Non-deterministic finite state machines in software development?

Question

Recently I've been thinking about finite state machines and how I would implement them in software (programming language doesn't matter).

My understanding is that deterministic state machines are in widespread use (parses/lexers, compilers and so on). Okay, that's great. But what's the matter with non-deterministic state machines?

I know that is possible to convert all non-deterministic state machines to deterministic ones (even programmatically). That's not my point. I also imagine that non-deterministic state machines are much more complicated to implement.

Anyway. Does it make any sense to implement a non-deterministic state machine? Are there any special applications I don't know about? What could be the reasons to do that? Maybe optimized and specialized non-deterministic state machines are faster?

Answer 1

Most regular expression engines use non-deterministic automata since they offer much greater flexibility. DFAs are much more restricted. Have a look at some implementations and you'll see this. Microsoft even underlines this fact in their documentation of the .NET Regex class:

The .NET Framework regular expression engine is a backtracking regular expression matcher that incorporates a traditional Nondeterministic Finite Automaton (NFA) engine such as that used by Perl, Python, Emacs, and Tcl.

Matching behavior (first paragraph) – this article also offers a rationale for the employment of an NFA rather than the more efficient DFA.

Answer 2

Cayuga utilizes non-deterministic finite state machines under the hood for complex event processing. Well, it looks like they call it "Stateful Publish/Subscribe for Event Monitoring", but I believe it is CEP.

I believe some of their papers even discuss why they are using an automata model. You might want to poke around their site.

...Cayuga automata, extended from standard non-deterministic finite automata.

Answer 3

As you know, NFAs and DFAs are computationally equivalent. It's one of the first theorems in automata theory. There are algorithms to convert one to another(unlike Pushdown or turing machines).

So. Why one over the other? Because representation of a given problem with a NFA is far easier than the equivalent DFA.

edit: in terms of actually computing the machine, DFAs are going to go faster because they don't have to backtrack. But they will take more memory to represent. (Mem vs CPU tradeoff)

Answer 4

The viterbi algorithm operates on Hidden Markov Models by treating them much like an NFA. Not entirely identical, but certainly analogous.

They're useful in applications like speech and text recognition.

Answer 5

Very often it is much more easier to create a NFA and then work with it (the only difference is that you hold a set of states instead of one state).
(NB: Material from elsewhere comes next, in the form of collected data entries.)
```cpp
int bd_actor_entropy_rng(unsigned long long seed, unsigned long long step, unsigned stream_id, float* act_stats, float* entropy,
                         int Hm, int N, int A, int n_samples, void* stream) {
    BD_REQUIRE(act_stats && entropy && Hm > 0 && N > 0 && A > 0 && A <= kMaxA && n_samples > 0, "bd_actor_entropy_rng: bad arguments");
    const int rows_pb = 64 / A;
    hipLaunchKernelGGL(actor_entropy_kernel<true>, dim3(cdiv(Hm * N, rows_pb)), dim3(64 * kEntParts), 0, (hipStream_t)stream,
                       nullptr, act_stats, entropy, Hm, N, A, n_samples,
                       Rng{(uint32_t)seed, (uint32_t)(seed >> 32), stream_id, (uint32_t)step});
    BD_CHECK_LAUNCH("bd_actor_entropy_rng");
    return 0;
}

int bd_imagine_forward_scan(const bd_imagine_fwd_args* a, void* stream) { return imagine_forward_scan(a, stream); }

int bd_imagine_forward(const bd_imagine_fwd_args* a, void* stream) {
    if (int rc = imagine_forward_scan(a, stream)) return rc;
    if (a->sv_act_stats != nullptr && a->eps_entropy != nullptr && !a->discrete_actions)
        return bd_actor_entropy(a->eps_entropy, a->sv_act_stats, a->entropy, a->Hm, a->N, a->A, a->n_samples, stream);
    return 0;
}

int bd_imagine_backward(const bd_imagine_bwd_args* a, void* stream) {
    BD_REQUIRE(a && a->N > 0 && a->Hm > 0 && a->Be > 0 && a->S > 0 && a->A > 0 && a->A <= kMaxA && a->Hd > 0,
               "bd_imagine_backward: bad dims");
    BD_REQUIRE(a->wt_embed_s && a->wt_embed_a && a->wt_ir && a->wt_iz && a->wt_in && a->wt_hr && a->wt_hz && a->wt_hn &&
                   a->wt_p1 && a->wt_p2m && a->wt_p2s && a->wt_a[0] && a->wt_a[1] && a->wt_a[2] &&
                   (a->discrete_actions || (a->wt_a4m && a->wt_a4s)),
               "bd_imagine_backward: missing weights");
    BD_REQUIRE(!a->discrete_actions || a->d_actor_pre == nullptr,
               "bd_imagine_backward: the Categorical actor's hidden layers run as the caller's chain (d_actor_pre = NULL)");
    BD_REQUIRE(a->start_feat && a->feat && a->prior_std && a->action && (a->eps_action || a->discrete_actions) &&
                   a->eps_prior && a->sv_actor &&
                   a->sv_act_stats && a->sv_x && a->sv_gates && a->sv_p && a->dfeat,
               "bd_imagine_backward: missing forward tensors");
    BD_REQUIRE(a->d_actor_out, "bd_imagine_backward: missing outputs");
    const ImgDims d(a->Be, a->S, a->A, a->Hd);
    const size_t lds = ((size_t)(6 * d.Kb_h + 3 * d.Kb_hd + 2 * d.Kb_s + 2 * d.Kb_a) * kFragFloats + 16 * a->S +
                        kSplitPartialFloats) * sizeof(float);
    BD_REQUIRE(lds <= (size_t)kMaxLds, "bd_imagine_backward: needs %zu B of LDS", lds);
    if (lds > 64 * 1024 && allow_big_lds(imagine_bwd_kernel)) return -1;
    hipLaunchKernelGGL(imagine_bwd_kernel, dim3(cdiv(a->N, 16)), dim3(kThreads), lds, (hipStream_t)stream, *a);
    BD_CHECK_LAUNCH("bd_imagine_backward");
    return 0;
}

}
```

Measured before the change: 13.33 million.

## Pack two row tiles per imagine block and add lean GRU gate path

The imagine forward kernel now runs two independent 16-row tiles per workgroup, each wave group using its own compacted LDS region (buffers are aliased to shrink per-tile footprint), with a waves-per-EU hint. A leaner GRU block splits the r/z and n gate accumulations into two passes to cut live registers and prefetch depth. The aim is higher occupancy and fewer blocks. The risk is the extra LDS per block and the doubled X/H fragment loads in the lean GRU path.

New measurement: 11.26 million. 0.845x the previous value.

```diff
diff --git a/big_dreamer_amd/csrc/bd_device.h b/big_dreamer_amd/csrc/bd_device.h
--- a/big_dreamer_amd/csrc/bd_device.h
+++ b/big_dreamer_amd/csrc/bd_device.h
@@ -19,13 +19,25 @@
 
 __host__ __device__ __forceinline__ int cdiv(int a, int b) { return (a + b - 1) / b; }
 
+#ifdef BD_TILE_GROUPS
+__device__ __forceinline__ int bd_group() { return __builtin_amdgcn_readfirstlane((int)threadIdx.x / (kWaves * 64)); }
+__device__ __forceinline__ int bd_tile() { return (int)blockIdx.x * ((int)blockDim.x / (kWaves * 64)) + bd_group(); }
+__device__ __forceinline__ int bd_group_threads() { return kWaves * 64; }
+#else
+__device__ __forceinline__ int bd_tile() { return (int)blockIdx.x; }
+__device__ __forceinline__ int bd_group_threads() { return (int)blockDim.x; }
+#endif
 __device__ __forceinline__ int bd_tid() {
+#ifdef BD_TILE_GROUPS
+    int t = threadIdx.x & (kWaves * 64 - 1);
+#else
     int t = threadIdx.x;
+#endif
     asm volatile("" : "+v"(t));
     return t;
 }
 static_assert((kWaves & (kWaves - 1)) == 0, "kWaves must be a power of two");
-__device__ __forceinline__ int bd_wave(int tid) { return ((tid >> 6) + (int)blockIdx.x) & (kWaves - 1); }
+__device__ __forceinline__ int bd_wave(int tid) { return ((tid >> 6) + bd_tile()) & (kWaves - 1); }
 
 #define BD_KARGS(T, name) const __attribute__((address_space(4))) T* name = \
     (const __attribute__((address_space(4))) T*)__builtin_amdgcn_kernarg_segment_ptr()
@@ -87,7 +99,7 @@
                                                  const float* __restrict__ in1, int ld1, int w1,
                                                  float scale = 1.f) {
     const int Kp = Kb * 16;
-    for (int idx = bd_tid(); idx < RT * 16 * Kp; idx += blockDim.x) {
+    for (int idx = bd_tid(); idx < RT * 16 * Kp; idx += bd_group_threads()) {
         const int r = idx / Kp, k = idx - r * Kp;
         const int grow = row0 + r;
         float v = 0.f;
@@ -740,7 +752,7 @@
 #endif
     if (e0 < 16 * N) epi_elem(row0e, col0e, plain[row0e * Np + col0e], plain[16 * Np + row0e * Np + col0e], pv);
     BD_DSTAMP(sb, 5);
-    for (int e = e0 + blockDim.x; e < 16 * N; e += blockDim.x) {
+    for (int e = e0 + bd_group_threads(); e < 16 * N; e += bd_group_threads()) {
         const int row = e / N, col = e - row * N;
         epi_elem(row, col, plain[row * Np + col], plain[16 * Np + row * Np + col], pre_elem(row, col));
     }
@@ -806,7 +818,56 @@
     epi(nb, R, Z, NI, NH);
 }
 
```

If you want to have it fast, you can make DFA, but don't forget, that the time to do it is exponential (because of the resultant automaton can be exponentially bigger!).

On the other hand, if you want to make a complement language, you have no choice, you need a det. variant.

It is the reason why the negation is in none of regular-expression-engine, only in classes ([^...]), where you can be sure that the automaton is deterministic.

Answer 6

Correct me if I'm wrong but from my compilers class I remember that sometimes you simply can't use DFA as it would lead to an "explosion" of states.

Answer 7

I think the main reason for choosing a non-deterministic finite automaton would be to actually get the chosen match back. It's likely a lot harder to do it with a deterministic version.

If all you want to know is IF they match or not, and no other details, I would think compiling down to a finite automaton would be better.

Answer 8

My advice = take a look at the manual for Adrian Thurstons Ragel.

There are simple, ways to generate a DFA directly, but I believe they only support a limited range of operators - basically the EBNF usual suspects. Ragel uses non-deterministic methods to compose complex automata from simpler ones, then uses epsilon elimination and minimisation to create efficient deterministic automata. No matter how many wierd operators you need, the conversion to a minimal deterministic automata is always the same, and each operator implementation is kept simple by using nondeterministic methods.